▶ [What you will do]
Output range, inclusive: from the line containing "final_round)[i]) err |= 8u;" to the line containing "unsigned cur_block = live". Restate those lines from the data below word for word and only those.

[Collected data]

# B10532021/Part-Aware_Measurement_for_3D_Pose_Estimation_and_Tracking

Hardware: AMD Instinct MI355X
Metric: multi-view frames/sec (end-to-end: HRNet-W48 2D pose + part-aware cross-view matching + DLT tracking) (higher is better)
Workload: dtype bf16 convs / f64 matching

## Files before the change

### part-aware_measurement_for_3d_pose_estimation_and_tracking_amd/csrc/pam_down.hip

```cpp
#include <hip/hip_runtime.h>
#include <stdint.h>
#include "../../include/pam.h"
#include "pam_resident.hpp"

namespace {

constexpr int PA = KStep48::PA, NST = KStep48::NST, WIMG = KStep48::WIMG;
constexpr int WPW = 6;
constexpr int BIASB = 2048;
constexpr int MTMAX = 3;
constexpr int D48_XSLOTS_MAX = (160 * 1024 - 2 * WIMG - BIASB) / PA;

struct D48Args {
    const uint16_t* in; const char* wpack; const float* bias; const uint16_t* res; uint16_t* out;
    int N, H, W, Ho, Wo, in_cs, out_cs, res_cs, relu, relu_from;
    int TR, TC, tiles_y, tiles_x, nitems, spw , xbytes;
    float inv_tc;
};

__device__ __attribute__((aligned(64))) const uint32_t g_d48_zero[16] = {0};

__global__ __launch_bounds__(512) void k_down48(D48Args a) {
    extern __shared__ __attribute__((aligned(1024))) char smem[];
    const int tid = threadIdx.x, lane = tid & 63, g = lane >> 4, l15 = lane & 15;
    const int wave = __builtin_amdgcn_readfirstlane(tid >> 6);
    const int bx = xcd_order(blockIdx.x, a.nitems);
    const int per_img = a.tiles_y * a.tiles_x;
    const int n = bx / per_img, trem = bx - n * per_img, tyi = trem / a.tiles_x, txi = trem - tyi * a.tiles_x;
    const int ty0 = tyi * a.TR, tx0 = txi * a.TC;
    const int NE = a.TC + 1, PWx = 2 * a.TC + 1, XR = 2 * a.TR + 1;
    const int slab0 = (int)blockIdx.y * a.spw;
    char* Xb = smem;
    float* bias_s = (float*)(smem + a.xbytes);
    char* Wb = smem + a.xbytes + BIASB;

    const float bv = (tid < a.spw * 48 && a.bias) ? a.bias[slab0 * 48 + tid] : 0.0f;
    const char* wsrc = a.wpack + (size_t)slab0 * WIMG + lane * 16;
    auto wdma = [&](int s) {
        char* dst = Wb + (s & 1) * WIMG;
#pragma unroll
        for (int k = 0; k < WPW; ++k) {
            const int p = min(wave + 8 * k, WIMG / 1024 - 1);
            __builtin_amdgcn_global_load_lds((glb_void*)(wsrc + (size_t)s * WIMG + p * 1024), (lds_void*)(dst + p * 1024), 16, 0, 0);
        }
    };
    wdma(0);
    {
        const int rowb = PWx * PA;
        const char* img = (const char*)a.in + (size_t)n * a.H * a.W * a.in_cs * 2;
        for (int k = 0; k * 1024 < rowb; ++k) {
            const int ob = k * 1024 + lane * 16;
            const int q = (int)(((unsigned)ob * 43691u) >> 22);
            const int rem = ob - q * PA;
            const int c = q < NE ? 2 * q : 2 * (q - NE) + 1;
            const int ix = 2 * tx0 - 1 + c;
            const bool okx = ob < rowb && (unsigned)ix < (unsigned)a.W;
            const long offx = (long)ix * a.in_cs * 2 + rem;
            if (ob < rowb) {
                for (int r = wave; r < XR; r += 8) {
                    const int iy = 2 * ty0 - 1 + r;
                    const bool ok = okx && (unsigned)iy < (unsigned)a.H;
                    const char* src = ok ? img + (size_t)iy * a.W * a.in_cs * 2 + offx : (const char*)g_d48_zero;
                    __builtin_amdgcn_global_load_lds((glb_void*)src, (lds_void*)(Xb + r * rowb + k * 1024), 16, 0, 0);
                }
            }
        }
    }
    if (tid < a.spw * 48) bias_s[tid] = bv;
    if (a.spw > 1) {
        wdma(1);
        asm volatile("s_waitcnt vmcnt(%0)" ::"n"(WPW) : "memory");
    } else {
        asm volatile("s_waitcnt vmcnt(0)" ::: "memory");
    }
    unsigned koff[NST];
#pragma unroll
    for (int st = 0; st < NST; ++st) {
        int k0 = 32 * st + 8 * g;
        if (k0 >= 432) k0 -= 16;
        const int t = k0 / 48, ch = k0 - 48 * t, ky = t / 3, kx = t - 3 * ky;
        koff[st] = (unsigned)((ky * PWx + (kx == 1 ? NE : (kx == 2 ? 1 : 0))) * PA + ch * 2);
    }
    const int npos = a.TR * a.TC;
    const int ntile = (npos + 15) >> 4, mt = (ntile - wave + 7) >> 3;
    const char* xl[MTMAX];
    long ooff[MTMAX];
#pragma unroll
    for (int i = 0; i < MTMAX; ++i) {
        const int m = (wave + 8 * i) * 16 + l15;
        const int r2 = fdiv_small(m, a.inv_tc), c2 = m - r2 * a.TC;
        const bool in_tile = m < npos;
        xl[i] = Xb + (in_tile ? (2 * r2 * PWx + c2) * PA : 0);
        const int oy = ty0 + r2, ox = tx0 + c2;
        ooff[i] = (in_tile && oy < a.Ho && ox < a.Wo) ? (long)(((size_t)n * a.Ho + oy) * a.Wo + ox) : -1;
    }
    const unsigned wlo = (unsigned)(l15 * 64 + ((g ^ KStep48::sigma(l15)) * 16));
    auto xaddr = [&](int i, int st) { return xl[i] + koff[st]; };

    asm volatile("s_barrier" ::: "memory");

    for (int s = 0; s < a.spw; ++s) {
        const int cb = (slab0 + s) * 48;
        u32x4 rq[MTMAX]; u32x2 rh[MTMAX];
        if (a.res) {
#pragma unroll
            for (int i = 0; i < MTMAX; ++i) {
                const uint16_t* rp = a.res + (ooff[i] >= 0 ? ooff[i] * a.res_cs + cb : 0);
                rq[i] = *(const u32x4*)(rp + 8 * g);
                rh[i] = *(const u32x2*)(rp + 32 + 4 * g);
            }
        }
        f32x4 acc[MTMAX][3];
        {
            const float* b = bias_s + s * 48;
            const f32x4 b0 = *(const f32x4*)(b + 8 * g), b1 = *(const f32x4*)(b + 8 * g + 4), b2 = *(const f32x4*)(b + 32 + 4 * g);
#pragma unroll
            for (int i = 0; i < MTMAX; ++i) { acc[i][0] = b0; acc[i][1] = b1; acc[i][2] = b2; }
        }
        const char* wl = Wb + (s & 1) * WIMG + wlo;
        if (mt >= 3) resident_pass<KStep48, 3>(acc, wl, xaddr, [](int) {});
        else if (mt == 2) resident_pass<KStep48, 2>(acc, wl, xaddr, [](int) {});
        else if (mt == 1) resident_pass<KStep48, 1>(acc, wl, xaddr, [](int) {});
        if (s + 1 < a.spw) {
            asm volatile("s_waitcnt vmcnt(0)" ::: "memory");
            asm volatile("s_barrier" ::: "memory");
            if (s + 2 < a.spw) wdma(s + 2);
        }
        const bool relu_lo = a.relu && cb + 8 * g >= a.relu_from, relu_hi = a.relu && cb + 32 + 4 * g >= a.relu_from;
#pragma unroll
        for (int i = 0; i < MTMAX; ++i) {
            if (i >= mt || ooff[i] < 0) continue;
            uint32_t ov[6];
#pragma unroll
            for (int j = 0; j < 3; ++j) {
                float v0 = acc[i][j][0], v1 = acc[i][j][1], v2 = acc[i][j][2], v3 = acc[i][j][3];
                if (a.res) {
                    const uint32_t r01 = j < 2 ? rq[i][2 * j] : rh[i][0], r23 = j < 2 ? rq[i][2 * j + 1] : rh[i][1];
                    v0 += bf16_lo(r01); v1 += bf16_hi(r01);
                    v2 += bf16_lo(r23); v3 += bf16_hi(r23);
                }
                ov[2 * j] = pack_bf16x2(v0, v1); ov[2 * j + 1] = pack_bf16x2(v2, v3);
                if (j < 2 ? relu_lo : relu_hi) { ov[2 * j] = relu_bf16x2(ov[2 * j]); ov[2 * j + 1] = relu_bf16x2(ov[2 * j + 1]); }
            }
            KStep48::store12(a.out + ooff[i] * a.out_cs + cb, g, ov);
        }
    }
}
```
--
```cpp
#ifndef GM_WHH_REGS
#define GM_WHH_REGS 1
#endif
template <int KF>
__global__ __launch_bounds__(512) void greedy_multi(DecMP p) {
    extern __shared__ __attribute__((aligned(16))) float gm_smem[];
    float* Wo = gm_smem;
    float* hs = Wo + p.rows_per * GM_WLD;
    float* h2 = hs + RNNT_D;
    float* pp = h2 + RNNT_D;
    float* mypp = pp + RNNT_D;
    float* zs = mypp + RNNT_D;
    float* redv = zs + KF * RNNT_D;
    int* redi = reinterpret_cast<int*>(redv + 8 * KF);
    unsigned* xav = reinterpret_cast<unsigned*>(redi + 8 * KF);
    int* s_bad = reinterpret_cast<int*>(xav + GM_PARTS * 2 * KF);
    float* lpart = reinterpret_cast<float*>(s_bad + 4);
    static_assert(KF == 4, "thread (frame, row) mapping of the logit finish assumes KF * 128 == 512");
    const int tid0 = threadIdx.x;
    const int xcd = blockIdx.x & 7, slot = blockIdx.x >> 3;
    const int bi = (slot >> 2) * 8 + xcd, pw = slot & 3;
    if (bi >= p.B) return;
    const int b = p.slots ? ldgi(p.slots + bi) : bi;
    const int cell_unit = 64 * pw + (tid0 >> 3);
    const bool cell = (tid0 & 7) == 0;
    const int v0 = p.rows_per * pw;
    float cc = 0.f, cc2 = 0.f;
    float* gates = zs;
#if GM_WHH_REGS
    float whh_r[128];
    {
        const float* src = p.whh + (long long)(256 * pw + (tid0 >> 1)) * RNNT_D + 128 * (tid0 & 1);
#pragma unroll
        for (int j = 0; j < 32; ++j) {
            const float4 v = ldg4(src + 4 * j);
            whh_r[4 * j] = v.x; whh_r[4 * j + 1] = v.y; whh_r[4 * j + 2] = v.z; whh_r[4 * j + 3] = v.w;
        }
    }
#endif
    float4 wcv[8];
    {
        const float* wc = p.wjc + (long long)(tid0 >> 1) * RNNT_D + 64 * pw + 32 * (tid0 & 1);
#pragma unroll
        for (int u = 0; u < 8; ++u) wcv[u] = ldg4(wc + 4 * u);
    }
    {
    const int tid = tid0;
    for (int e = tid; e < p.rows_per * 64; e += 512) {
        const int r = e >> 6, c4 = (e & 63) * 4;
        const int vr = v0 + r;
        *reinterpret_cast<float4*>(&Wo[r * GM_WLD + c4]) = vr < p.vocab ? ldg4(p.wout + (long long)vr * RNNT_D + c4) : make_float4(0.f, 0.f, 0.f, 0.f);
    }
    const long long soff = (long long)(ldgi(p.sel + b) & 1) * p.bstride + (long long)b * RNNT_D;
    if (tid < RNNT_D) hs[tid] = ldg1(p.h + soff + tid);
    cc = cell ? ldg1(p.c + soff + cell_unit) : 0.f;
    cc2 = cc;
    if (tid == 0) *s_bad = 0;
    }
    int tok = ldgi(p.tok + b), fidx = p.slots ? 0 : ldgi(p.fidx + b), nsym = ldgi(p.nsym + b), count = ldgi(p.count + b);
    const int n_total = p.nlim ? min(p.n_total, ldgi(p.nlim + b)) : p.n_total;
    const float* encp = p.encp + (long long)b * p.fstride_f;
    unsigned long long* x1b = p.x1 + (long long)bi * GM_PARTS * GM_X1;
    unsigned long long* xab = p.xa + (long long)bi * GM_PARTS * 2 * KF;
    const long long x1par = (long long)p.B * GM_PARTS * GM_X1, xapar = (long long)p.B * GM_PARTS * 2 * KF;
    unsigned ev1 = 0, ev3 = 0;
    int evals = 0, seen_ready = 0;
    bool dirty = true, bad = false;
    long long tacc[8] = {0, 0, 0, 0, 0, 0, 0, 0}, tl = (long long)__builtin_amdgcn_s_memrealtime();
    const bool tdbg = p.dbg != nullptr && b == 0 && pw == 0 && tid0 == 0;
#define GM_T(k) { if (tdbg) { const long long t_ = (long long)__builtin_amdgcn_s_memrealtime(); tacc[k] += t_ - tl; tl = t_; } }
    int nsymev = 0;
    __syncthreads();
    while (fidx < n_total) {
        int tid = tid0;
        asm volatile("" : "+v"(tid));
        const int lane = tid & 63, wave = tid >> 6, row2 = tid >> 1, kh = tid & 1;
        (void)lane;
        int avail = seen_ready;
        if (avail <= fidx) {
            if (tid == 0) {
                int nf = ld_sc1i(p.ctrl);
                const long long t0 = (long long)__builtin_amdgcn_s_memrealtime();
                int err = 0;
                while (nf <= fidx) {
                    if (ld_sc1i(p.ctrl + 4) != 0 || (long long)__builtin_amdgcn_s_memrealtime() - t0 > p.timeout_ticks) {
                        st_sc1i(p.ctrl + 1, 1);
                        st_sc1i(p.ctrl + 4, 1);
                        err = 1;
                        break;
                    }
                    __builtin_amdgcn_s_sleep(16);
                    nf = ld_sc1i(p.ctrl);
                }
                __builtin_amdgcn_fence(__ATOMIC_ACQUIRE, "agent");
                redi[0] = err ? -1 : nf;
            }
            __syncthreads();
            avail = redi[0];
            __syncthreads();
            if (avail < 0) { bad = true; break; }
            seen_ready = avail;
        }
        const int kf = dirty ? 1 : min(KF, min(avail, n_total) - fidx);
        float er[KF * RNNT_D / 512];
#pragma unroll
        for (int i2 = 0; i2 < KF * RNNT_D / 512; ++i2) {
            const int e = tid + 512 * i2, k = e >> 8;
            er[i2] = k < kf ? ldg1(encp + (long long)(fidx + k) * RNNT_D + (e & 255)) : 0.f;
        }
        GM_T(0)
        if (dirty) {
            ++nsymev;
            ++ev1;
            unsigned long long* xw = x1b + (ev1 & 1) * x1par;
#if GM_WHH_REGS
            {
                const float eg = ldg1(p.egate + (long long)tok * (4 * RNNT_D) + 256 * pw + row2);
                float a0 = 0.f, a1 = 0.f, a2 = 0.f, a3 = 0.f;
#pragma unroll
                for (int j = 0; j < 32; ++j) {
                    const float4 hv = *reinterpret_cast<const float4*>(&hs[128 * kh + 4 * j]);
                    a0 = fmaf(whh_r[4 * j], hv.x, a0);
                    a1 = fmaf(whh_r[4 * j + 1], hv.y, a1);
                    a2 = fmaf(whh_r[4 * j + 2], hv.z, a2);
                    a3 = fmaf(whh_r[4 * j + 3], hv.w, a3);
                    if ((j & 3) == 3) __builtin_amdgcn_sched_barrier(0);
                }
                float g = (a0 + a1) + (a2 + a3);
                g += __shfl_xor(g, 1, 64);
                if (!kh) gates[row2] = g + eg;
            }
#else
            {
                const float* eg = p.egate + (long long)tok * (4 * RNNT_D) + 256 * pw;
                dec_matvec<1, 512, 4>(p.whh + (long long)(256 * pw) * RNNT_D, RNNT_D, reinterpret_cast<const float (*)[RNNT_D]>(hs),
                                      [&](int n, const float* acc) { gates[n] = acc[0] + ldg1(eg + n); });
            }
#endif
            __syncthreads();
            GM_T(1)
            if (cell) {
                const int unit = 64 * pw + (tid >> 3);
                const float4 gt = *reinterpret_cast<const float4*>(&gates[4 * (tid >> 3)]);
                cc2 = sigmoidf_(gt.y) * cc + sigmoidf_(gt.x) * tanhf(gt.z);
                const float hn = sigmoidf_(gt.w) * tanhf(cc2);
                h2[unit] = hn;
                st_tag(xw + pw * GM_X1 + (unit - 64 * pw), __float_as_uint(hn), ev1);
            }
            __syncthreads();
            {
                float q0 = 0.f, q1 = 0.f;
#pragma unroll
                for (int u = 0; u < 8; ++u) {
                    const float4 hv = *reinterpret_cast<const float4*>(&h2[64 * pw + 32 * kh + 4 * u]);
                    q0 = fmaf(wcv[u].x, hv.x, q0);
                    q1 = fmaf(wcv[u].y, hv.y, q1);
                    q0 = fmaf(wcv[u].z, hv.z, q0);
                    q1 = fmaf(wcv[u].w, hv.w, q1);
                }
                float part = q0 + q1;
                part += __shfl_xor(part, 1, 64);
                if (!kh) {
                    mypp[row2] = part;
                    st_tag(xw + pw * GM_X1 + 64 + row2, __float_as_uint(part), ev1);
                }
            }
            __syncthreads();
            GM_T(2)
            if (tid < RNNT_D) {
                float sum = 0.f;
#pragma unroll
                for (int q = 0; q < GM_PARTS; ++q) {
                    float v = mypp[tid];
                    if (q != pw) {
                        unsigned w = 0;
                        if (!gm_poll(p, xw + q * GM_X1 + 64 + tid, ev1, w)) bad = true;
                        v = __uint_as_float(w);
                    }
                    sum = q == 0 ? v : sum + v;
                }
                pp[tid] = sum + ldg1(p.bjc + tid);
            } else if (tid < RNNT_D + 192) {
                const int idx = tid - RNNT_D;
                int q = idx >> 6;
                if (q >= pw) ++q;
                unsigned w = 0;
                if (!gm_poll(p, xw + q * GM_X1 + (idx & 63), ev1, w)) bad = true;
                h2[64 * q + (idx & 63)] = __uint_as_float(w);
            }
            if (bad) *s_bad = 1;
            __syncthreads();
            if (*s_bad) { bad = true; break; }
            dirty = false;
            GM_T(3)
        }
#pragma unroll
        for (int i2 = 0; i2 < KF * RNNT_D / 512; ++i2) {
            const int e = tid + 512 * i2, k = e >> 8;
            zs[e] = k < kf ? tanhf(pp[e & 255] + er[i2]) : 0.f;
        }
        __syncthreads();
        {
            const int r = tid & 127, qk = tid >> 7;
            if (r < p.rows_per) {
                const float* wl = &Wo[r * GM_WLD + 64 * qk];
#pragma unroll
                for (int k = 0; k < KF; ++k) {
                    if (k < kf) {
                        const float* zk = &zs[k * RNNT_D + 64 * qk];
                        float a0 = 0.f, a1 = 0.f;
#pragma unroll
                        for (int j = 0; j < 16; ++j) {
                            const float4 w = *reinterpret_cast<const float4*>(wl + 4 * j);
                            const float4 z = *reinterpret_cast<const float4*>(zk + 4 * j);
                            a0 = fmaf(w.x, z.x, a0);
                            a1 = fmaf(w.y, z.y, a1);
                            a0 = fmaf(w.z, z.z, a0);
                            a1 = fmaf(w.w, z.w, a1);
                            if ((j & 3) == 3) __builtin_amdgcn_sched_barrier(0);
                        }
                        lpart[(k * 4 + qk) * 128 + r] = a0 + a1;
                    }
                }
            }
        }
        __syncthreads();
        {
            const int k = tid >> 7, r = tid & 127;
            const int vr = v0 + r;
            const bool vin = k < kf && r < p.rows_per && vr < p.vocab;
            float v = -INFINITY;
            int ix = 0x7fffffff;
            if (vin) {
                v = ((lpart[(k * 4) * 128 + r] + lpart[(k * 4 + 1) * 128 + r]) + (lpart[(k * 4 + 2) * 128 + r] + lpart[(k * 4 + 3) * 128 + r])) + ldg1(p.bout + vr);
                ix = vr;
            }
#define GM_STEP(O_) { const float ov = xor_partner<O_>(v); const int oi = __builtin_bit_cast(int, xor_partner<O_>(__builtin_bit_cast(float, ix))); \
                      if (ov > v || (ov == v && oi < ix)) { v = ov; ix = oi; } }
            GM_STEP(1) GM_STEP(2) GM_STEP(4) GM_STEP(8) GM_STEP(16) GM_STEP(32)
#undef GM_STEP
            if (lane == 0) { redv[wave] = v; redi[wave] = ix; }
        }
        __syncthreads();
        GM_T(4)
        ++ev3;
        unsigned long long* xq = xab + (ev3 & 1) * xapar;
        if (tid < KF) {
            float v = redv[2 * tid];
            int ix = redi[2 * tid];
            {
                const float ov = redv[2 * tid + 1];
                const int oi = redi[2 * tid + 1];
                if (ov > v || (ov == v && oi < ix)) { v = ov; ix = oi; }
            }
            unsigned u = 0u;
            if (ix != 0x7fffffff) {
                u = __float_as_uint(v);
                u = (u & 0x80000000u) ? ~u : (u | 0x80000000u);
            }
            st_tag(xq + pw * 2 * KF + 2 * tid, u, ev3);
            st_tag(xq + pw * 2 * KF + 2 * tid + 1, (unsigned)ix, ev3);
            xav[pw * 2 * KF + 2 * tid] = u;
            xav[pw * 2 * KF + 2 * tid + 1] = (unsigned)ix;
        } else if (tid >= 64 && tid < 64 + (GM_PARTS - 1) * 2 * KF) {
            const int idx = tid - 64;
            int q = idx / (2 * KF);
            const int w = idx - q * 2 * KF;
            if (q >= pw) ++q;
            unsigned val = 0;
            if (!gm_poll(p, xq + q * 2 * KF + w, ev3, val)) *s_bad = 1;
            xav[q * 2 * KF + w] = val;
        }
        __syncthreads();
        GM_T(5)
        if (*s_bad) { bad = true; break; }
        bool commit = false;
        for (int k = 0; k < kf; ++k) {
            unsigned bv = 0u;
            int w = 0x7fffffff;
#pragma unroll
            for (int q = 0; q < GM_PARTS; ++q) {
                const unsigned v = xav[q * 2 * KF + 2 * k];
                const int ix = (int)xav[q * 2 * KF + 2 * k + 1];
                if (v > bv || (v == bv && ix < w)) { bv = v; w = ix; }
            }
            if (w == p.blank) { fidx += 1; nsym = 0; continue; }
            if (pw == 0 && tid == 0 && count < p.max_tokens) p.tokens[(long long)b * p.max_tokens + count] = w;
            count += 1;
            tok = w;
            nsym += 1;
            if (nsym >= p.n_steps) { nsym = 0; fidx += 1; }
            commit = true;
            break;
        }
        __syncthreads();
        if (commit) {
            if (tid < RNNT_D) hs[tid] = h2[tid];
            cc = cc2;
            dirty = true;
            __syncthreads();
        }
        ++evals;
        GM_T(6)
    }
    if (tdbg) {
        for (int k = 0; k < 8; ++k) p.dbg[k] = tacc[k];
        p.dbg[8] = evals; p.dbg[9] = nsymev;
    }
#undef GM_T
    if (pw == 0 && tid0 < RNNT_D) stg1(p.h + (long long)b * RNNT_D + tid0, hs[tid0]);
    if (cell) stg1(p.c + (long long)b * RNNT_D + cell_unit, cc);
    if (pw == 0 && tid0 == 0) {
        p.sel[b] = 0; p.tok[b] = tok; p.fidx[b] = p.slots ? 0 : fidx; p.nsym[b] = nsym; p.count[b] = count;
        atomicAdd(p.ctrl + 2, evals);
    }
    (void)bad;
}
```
* * *
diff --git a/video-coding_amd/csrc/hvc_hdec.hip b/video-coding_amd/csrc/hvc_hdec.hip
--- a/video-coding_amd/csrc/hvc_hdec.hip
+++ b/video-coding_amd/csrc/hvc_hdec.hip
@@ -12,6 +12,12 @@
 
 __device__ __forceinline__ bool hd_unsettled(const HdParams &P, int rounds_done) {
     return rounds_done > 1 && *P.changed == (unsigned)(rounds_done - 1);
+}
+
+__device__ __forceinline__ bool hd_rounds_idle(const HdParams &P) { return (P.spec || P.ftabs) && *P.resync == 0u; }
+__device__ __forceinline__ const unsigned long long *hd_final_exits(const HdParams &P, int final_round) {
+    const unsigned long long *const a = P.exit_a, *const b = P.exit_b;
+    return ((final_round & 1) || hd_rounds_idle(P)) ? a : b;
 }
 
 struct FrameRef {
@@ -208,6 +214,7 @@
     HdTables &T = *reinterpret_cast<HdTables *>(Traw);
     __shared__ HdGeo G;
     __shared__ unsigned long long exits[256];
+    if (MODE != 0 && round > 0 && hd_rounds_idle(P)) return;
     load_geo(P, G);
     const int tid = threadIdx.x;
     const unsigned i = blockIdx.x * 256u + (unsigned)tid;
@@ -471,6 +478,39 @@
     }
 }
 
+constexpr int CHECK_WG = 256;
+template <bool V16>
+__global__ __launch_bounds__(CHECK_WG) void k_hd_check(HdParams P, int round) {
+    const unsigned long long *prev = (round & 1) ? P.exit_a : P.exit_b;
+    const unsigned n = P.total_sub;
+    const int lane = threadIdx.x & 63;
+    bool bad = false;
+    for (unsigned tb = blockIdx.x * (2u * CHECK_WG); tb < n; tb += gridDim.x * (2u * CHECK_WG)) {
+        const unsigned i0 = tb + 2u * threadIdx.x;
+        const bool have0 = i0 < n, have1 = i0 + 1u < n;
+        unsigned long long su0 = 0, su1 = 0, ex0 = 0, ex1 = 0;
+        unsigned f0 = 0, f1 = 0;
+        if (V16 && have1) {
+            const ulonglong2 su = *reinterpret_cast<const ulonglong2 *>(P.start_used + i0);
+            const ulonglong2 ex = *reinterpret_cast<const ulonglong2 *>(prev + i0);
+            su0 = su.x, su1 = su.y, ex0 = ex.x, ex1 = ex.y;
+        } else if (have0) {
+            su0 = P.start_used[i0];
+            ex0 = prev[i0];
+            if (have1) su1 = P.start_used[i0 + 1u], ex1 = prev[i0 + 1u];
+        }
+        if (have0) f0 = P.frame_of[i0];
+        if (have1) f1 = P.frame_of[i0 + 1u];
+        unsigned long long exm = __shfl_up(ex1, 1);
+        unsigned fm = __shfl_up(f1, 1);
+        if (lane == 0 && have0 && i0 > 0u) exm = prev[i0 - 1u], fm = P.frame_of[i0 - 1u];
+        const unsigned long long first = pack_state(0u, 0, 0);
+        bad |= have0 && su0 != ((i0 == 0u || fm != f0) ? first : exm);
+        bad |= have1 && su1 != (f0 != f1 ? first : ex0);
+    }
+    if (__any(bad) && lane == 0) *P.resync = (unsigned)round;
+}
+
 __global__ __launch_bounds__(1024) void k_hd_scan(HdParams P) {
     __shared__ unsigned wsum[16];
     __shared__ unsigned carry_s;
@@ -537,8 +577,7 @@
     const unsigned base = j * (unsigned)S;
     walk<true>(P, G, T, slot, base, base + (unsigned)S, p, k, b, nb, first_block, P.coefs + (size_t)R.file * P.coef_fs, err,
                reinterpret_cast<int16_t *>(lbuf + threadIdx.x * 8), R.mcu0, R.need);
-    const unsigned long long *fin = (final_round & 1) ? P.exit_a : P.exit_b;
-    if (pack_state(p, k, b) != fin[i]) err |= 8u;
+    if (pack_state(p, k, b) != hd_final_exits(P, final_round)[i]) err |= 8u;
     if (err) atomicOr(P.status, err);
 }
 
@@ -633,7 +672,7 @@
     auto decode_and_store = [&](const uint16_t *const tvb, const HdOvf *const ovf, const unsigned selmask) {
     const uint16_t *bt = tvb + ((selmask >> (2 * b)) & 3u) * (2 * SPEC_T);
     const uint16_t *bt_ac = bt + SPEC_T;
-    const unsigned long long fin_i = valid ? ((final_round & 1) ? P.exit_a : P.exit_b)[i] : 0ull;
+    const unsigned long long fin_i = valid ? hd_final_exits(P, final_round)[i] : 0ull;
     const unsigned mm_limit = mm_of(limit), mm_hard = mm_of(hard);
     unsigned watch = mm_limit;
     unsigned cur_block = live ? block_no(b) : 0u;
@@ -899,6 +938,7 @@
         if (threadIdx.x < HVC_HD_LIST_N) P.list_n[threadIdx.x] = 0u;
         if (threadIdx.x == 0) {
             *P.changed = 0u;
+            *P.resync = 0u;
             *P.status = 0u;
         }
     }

▶ [Answer for the task]
+    if (pack_state(p, k, b) != hd_final_exits(P, final_round)[i]) err |= 8u;
     if (err) atomicOr(P.status, err);
 }
 
@@ -633,7 +672,7 @@
     auto decode_and_store = [&](const uint16_t *const tvb, const HdOvf *const ovf, const unsigned selmask) {
     const uint16_t *bt = tvb + ((selmask >> (2 * b)) & 3u) * (2 * SPEC_T);
     const uint16_t *bt_ac = bt + SPEC_T;
-    const unsigned long long fin_i = valid ? ((final_round & 1) ? P.exit_a : P.exit_b)[i] : 0ull;
+    const unsigned long long fin_i = valid ? hd_final_exits(P, final_round)[i] : 0ull;
     const unsigned mm_limit = mm_of(limit), mm_hard = mm_of(hard);
     unsigned watch = mm_limit;
     unsigned cur_block = live ? block_no(b) : 0u;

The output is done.